NetSol's PGP auth ... and the road not taken
Joe Rhett
jrhett at isite.net
Sun Nov 4 00:40:59 UTC 2001
Leo, we did all of these. We found out about #3 (their documentation still
says this should be blank, but we were told in '96 to put the key-id there)
And we always used PGP 2.4.2. They were the only reason we had 2.4.2 ...
Anyway, we had pre-written domain forms and we processed the message
through a CGI script I wrote, so there was no possible way for the message
to go with other than signed cleartext with the keyid in the auth field.
50% of the submissions got bounced for no reason and we had to call in.
Even the ones that cleared would take 8-10 hours. NetSol told us that
they queue the PGP stuff and do it once a day, manually. That the only way
to improve response was to drop PGP auth.

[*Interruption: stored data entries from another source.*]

struct ConvGeom { int OH, OW, box_h, tiles_per_chunk, kblk_per_tap, a_box_bytes; };

template <int A_MODE, int EPI_MODE>
__global__ void __launch_bounds__(NTHREADS, 1)
// ... 2 lines not shown
    extern __shared__ __align__(1024) uint8_t smem_raw[];
    uint8_t* smem = reinterpret_cast<uint8_t*>((reinterpret_cast<uintptr_t>(smem_raw) + 1023) & ~(uintptr_t)1023);
    uint64_t* full = reinterpret_cast<uint64_t*>(smem + STAGES * STAGE_BYTES);
    uint64_t* empty = full + STAGES;
    float* epi_slab = reinterpret_cast<float*>(smem + STAGES * STAGE_BYTES + 256);
    const int warp = threadIdx.x >> 5, lane = threadIdx.x & 31;
    const int num_kb = K / BK / splits;
    const int n_items = tiles_m * tiles_n * splits;

    if (threadIdx.x == 0) {
        for (int i = 0; i < STAGES; ++i) { mbar_init(&full[i], 1); mbar_init(&empty[i], CONS_WARPS); }
        asm volatile("fence.mbarrier_init.release.cluster;" ::: "memory");
        asm volatile("prefetch.tensormap [%0];" ::"l"(&mapA) : "memory");
        asm volatile("prefetch.tensormap [%0];" ::"l"(&mapB) : "memory");
    }
    __syncthreads();

    auto item_coords = [&](int item, int& n0, int& m0, int& chunk, int& oh0, int& z) {
        const int nt = item % tiles_n; int rest = item / tiles_n;
        const int mt = rest % tiles_m; z = rest / tiles_m;
        n0 = nt * BN; m0 = mt * BM; chunk = 0; oh0 = 0;
        if (A_MODE == 1) { chunk = mt / cg.tiles_per_chunk; oh0 = (mt % cg.tiles_per_chunk) * cg.box_h; }
    };

    if (warp == 0 && lane == 0) {
        const uint32_t a_bytes = (A_MODE == 0) ? (uint32_t)TILE_A_BYTES : (uint32_t)cg.a_box_bytes;
        const uint32_t stage_tx = (uint32_t)nplanes * a_bytes + (uint32_t)TILE_B_BYTES;
        uint32_t kg = 0;
        for (int item = blockIdx.x; item < n_items; item += gridDim.x) {
            int n0, m0, chunk, oh0, z;
// ... 51 lines not shown
                    }
                    mr[i] = (m >= 0 && ncol) ? m : -1;
                    if (mr[i] >= 0) in[i] = epi_fetch4<EPI_MODE>(E, N, (int)mr[i], n);
                }
#pragma unroll
                for (int i = 0; i < 4; ++i)
                    if (mr[i] >= 0) epi_store4<EPI_MODE>(E, N, (int)mr[i], n, v[i], bias4, in[i]);
                __syncwarp();
            }
        }
    }
}

template <int MODE>
__global__ void __launch_bounds__(256) splitk_reduce_kernel(const float* __restrict__ ws, int S, int M, int N, GemmEpi E) {
    const int n8 = N / 8;
    const int idx = blockIdx.x * blockDim.x + threadIdx.x;
    if (idx >= M * n8) return;
    const int m = idx / n8, n = (idx - m * n8) * 8;
    float v[8];
#pragma unroll
    for (int i = 0; i < 8; ++i) v[i] = 0.f;
    for (int sp = 0; sp < S; ++sp) {
        const float* src = ws + ((size_t)sp * M + m) * N + n;
        const float4 a = *reinterpret_cast<const float4*>(src), b = *reinterpret_cast<const float4*>(src + 4);
        v[0] += a.x; v[1] += a.y; v[2] += a.z; v[3] += a.w; v[4] += b.x; v[5] += b.y; v[6] += b.z; v[7] += b.w;
    }
    epi_store8<MODE>(E, N, m, n, v);
}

Maybe they have gotten better recently. We moved all of our domains to
OpenSRS over a year ago, so we don't have to wait any more. At the time we
left, it was a nightmare.
On Mon, Oct 22, 2001 at 12:34:23PM -0400, Leo Bicknell wrote:
>
> On Mon, Oct 22, 2001 at 12:24:17AM -0700, Joe Rhett wrote:
> > Don't waste your time. We had PGP auth working for the last 6 years. It
> > will slow down any change you want to make by 3-5 days. Around 30% will get
> > rejected for no reason whatsoever, and much more fun stuff.
>
> I find these comments interesting. I have been using PGP auth for
> a number of years and found it to work just fine. I have found
> most of the problems people have mentioned to be them running PGP
> wrong, and/or using new versions of PGP before Netsol got them
> working. I've only ever had one request get hung up, and it was
> because I sent them a ASCII-Armored request, rather than a cleartext
> signed copy.
>
> Just to be sure, I just submited a number of changes I had been
> sitting on, with PGP. 4 minutes later automated e-mail back that
> the changes had been made and all is well. Since their documentation
> sucks, some tips:
>
> 1) Your message must be signed cleartext. They need to be able to
> parse the text, in particular to get your keyid before running
> it through PGP. I'm not sure why this is, but it is the way it
> is, so just do it. Note, this implies you cannot encrypt your
> message, just sign it.
>
> 2) Use older PGP / keys. I still use 2.6.2 keys with them, and I
> know of people using 5.0 keys. Anything newer may cause issues.
>
> 3) Make sure your auth type is set to PGP _AND_ they key-id is
> filled in. If you fill out the automated forms on the web there
> is no way to enter a key id, you must manually edit the file
> they send you in e-mail.
>
> If your message is wrong for any reason, it will get bounced to a
> human, and most of the humans have no idea what to do with a bad
> PGP request (particularly an encrypted one that they can't even
> read) so they do sit. It's like getting soup in a Seinfeld show,
> do it right, you get soup, do it wrong, and well, "no soup for
> you!"
>
> --
> Leo Bicknell - bicknell at ufp.org
> Systems Engineer - Internetworking Engineer - CCIE 3440
> Read TMBG List - tmbg-list-request at tmbg.org, www.tmbg.org
--
Joe Rhett Chief Geek
JRhett at ISite.Net ISite Services, Inc.